▸ Exercise goal
What lines in the following entries hold the word "include"? Copy each one.

[Collected data]
◇ ◇ ◇ ◇ ◇ ◇ ◇

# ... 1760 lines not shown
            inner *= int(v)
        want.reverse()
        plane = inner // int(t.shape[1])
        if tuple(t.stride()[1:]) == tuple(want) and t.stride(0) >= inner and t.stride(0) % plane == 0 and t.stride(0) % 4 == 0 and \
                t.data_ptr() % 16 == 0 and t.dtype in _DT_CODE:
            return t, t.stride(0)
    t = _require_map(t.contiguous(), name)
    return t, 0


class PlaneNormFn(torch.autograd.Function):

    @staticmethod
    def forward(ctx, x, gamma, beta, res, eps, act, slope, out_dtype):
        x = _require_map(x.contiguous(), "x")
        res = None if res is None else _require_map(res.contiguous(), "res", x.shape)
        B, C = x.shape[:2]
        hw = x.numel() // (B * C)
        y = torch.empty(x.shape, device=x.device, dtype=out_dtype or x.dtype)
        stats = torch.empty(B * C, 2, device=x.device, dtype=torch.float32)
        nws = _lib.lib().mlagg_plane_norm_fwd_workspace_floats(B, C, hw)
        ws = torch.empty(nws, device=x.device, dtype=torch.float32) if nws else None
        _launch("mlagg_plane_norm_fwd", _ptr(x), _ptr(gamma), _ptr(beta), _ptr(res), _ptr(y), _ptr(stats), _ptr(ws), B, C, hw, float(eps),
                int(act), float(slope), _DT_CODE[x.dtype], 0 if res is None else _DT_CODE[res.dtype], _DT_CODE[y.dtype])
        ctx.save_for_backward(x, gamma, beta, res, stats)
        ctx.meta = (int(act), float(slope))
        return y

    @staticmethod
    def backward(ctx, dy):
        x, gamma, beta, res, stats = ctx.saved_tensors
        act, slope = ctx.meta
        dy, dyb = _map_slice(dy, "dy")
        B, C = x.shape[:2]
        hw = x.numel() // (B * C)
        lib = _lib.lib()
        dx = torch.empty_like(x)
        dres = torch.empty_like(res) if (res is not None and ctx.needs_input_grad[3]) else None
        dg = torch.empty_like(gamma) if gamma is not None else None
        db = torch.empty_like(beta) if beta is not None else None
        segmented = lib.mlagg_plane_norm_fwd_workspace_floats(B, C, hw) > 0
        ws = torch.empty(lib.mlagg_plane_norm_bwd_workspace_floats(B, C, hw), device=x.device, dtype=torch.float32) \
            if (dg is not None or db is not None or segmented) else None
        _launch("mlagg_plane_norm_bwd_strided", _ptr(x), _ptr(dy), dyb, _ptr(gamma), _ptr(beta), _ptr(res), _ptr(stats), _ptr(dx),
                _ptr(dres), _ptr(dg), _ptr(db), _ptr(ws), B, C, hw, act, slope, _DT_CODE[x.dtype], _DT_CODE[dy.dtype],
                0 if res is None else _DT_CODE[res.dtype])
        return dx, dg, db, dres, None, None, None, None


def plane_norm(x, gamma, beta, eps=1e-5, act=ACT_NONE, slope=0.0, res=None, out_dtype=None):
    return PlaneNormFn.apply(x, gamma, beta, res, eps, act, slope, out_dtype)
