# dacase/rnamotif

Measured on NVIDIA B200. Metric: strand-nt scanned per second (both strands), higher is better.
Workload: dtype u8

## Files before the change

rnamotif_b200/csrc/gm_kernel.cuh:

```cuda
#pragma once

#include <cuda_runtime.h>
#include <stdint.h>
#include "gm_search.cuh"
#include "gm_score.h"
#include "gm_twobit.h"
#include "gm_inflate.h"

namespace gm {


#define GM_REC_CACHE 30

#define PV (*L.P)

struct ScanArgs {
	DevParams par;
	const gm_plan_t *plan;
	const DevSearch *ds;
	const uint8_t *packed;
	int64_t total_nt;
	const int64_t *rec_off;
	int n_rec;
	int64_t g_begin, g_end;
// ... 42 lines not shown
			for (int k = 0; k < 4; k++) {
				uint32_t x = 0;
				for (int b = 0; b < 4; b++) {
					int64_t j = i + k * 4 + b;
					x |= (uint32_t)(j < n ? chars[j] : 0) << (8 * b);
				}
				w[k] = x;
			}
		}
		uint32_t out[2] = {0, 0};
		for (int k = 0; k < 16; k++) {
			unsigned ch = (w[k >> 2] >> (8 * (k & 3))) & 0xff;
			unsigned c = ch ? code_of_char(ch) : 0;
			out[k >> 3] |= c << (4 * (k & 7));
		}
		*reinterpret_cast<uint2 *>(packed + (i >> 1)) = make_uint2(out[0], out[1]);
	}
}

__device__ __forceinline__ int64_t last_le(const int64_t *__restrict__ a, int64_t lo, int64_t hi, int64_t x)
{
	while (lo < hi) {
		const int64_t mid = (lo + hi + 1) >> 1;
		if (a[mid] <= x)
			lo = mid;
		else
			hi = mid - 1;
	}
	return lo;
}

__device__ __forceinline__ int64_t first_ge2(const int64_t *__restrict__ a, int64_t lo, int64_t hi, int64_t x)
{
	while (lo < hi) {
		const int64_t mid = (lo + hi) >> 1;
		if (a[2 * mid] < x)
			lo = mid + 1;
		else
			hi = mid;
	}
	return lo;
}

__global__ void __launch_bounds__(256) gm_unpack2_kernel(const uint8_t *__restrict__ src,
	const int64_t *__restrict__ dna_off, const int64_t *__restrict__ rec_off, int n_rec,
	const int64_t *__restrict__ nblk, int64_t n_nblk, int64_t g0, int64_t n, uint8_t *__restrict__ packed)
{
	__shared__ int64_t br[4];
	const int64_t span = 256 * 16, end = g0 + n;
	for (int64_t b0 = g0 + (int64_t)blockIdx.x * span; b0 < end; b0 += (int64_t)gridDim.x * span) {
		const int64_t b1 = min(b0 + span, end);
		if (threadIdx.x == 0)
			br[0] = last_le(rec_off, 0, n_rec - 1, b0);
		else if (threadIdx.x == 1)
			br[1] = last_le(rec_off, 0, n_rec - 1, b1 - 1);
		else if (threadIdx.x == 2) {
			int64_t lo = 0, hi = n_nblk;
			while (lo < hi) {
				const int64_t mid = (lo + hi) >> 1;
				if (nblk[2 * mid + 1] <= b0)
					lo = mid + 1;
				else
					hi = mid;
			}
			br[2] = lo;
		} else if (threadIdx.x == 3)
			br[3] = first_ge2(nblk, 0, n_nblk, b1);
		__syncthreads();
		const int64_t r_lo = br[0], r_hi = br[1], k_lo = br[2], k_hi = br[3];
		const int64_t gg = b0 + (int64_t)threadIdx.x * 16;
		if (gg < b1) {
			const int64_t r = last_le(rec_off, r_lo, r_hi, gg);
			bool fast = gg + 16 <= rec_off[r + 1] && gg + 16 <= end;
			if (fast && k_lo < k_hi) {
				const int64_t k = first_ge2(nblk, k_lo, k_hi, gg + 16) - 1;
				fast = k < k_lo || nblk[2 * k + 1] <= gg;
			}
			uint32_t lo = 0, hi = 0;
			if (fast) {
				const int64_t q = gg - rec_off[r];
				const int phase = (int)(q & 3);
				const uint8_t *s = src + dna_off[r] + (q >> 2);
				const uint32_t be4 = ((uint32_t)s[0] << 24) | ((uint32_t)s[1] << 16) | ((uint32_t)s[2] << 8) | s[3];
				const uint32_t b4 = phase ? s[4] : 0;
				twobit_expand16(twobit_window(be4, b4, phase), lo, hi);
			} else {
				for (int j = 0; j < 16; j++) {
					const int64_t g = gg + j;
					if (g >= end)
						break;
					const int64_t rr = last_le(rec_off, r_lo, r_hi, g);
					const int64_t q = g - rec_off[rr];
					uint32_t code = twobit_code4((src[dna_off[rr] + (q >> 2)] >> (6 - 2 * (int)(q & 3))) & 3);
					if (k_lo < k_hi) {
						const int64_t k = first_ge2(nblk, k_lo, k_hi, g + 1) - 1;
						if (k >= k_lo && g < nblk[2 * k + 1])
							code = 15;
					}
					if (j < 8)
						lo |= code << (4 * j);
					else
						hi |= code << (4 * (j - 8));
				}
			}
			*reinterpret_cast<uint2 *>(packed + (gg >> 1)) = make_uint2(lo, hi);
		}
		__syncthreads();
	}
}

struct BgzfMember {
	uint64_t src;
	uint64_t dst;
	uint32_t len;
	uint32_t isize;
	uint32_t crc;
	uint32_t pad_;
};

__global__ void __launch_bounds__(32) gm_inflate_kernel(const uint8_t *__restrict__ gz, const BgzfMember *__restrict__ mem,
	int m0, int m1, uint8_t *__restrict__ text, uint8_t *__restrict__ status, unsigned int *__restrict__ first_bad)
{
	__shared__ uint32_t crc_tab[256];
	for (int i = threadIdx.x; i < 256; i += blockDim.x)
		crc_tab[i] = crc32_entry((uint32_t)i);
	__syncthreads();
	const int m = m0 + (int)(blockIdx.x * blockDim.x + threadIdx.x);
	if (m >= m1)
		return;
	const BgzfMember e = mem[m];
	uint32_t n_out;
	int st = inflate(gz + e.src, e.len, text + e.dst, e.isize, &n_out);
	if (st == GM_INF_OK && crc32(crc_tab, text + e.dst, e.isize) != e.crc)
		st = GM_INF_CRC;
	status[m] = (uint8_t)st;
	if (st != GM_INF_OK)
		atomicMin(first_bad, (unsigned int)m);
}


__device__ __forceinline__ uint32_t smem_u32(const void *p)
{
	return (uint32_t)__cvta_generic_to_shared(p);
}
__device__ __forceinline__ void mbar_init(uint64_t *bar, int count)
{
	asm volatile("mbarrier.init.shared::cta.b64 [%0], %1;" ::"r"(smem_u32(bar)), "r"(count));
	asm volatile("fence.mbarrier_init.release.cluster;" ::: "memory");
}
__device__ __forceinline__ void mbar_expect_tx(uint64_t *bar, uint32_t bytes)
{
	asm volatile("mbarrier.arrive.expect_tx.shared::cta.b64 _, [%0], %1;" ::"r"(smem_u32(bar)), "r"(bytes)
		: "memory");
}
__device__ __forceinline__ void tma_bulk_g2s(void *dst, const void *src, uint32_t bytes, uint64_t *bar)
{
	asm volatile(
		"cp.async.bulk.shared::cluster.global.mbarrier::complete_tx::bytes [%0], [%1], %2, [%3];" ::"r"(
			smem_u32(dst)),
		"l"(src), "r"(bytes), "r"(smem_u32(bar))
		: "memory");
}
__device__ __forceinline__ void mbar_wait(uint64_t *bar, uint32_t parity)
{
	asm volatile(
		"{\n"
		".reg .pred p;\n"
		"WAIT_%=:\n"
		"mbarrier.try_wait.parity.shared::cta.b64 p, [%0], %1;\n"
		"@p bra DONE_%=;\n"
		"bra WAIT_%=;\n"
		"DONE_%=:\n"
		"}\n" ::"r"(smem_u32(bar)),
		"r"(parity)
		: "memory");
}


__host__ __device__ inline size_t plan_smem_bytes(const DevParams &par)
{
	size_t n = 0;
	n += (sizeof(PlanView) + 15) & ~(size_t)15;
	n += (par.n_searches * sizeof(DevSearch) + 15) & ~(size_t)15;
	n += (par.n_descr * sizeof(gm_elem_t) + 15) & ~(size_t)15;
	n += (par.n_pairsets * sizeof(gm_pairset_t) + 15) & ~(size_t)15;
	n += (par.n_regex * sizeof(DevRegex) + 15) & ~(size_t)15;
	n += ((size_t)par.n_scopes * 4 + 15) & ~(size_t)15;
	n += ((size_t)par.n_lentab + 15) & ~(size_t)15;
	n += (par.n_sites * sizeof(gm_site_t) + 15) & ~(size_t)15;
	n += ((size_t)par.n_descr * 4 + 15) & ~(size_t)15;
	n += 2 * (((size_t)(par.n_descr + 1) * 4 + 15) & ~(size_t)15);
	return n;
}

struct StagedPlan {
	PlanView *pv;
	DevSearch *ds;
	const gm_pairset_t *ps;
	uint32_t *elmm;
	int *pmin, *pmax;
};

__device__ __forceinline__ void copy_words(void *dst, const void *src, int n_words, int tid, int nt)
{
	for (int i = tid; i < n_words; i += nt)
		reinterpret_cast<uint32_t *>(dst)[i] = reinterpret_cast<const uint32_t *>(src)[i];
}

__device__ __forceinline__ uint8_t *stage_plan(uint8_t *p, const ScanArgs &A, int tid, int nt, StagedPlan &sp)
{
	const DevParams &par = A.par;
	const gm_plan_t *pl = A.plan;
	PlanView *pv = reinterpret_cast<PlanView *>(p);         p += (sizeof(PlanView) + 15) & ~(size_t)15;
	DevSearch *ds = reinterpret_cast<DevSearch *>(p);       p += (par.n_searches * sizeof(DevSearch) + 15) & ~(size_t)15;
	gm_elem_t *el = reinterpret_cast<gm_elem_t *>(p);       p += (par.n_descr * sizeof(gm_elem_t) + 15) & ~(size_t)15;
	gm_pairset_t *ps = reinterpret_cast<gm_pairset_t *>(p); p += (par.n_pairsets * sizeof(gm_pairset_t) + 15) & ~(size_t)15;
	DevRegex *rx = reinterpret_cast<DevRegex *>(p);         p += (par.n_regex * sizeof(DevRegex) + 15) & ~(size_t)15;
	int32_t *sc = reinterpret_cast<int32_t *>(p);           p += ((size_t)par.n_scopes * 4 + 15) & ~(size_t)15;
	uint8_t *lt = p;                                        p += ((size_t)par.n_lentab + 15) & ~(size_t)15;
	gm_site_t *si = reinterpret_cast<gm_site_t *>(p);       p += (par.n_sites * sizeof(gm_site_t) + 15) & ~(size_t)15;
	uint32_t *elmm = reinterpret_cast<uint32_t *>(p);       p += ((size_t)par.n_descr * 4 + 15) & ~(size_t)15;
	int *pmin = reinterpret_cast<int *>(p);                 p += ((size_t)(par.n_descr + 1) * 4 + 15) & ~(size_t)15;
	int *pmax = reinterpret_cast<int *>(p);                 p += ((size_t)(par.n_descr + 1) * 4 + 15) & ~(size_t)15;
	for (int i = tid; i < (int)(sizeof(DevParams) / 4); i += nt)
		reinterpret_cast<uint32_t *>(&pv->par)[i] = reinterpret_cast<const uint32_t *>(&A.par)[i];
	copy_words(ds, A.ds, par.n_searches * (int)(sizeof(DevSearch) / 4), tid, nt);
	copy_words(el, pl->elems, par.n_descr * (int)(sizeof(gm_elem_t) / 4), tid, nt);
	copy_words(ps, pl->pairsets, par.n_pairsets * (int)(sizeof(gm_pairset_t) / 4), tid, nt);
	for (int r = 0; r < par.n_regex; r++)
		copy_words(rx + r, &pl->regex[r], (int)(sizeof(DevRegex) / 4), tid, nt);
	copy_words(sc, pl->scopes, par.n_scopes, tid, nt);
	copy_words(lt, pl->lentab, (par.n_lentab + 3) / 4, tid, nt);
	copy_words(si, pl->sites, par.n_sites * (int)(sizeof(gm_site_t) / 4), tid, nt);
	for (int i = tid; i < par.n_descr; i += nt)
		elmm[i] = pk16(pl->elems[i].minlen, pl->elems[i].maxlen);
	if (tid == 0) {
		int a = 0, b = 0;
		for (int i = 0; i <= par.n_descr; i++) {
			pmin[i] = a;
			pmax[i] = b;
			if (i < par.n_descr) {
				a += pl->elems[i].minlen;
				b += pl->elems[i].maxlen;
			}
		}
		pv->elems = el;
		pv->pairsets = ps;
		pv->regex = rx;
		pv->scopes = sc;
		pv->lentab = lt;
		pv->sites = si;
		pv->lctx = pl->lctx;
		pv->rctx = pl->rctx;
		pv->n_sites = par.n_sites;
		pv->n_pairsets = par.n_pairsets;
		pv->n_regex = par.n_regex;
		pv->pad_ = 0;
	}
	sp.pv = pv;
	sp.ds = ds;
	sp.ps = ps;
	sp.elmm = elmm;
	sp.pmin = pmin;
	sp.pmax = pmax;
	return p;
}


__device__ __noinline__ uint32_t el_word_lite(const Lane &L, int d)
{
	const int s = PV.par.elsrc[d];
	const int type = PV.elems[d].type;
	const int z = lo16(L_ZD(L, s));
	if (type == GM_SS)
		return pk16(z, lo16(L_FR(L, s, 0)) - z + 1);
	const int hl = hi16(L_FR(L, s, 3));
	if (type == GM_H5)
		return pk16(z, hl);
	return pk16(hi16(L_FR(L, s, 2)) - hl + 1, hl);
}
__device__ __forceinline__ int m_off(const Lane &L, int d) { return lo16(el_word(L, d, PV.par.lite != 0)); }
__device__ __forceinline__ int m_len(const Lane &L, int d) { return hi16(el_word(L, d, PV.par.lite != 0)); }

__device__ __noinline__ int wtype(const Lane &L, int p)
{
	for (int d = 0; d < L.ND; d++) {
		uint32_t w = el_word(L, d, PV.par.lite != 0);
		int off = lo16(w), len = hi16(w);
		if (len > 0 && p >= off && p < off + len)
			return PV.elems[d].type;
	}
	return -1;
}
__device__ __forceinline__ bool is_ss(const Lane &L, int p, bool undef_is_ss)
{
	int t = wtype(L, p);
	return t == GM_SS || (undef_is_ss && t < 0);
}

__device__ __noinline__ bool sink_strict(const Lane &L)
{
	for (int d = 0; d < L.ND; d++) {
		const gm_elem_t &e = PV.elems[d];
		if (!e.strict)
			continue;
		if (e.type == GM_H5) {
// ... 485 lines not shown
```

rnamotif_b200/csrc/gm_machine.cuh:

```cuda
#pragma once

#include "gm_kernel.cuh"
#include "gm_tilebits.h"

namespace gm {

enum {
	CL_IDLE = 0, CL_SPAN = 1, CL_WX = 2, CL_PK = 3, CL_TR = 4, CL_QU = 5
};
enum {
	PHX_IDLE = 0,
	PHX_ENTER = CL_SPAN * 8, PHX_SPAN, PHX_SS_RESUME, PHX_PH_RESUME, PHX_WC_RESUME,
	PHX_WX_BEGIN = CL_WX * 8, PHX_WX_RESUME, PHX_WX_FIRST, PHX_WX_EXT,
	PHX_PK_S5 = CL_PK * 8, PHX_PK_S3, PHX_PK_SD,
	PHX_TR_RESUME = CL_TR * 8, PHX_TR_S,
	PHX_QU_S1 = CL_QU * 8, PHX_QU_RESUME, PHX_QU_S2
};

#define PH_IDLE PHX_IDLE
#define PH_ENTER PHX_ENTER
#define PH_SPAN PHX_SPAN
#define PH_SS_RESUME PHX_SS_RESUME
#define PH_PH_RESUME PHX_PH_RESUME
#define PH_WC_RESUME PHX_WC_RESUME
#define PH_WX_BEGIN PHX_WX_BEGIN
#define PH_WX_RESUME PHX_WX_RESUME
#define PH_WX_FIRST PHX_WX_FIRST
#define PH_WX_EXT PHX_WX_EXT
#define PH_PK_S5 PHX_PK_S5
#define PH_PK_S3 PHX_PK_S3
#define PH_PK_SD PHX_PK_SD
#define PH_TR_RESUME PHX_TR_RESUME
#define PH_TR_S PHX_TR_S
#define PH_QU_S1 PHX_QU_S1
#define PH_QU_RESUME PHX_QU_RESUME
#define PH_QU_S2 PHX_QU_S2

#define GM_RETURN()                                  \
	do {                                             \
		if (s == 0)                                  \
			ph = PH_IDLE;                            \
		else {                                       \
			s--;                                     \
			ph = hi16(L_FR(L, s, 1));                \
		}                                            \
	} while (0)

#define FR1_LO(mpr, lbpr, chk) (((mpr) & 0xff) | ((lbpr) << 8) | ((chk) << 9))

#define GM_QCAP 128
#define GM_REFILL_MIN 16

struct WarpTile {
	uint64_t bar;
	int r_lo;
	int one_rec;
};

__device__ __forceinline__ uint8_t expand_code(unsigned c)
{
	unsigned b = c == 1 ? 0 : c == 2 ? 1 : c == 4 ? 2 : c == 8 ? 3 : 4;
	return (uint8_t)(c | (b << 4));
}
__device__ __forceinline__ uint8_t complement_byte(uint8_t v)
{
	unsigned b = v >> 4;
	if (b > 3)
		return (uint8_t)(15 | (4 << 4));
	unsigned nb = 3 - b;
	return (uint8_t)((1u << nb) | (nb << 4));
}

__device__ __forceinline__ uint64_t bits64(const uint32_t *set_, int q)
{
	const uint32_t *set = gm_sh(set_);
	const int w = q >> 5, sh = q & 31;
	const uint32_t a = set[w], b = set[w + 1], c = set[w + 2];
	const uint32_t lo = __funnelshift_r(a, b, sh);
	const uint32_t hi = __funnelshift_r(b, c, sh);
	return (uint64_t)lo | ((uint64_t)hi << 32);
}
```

◇ ◇ ◇ ◇ ◇ ◇ ◇

▸ Final answer
#include <cuda_runtime.h>
#include <stdint.h>
#include "gm_search.cuh"
#include "gm_score.h"
#include "gm_twobit.h"
#include "gm_inflate.h"
#include "gm_kernel.cuh"
#include "gm_tilebits.h"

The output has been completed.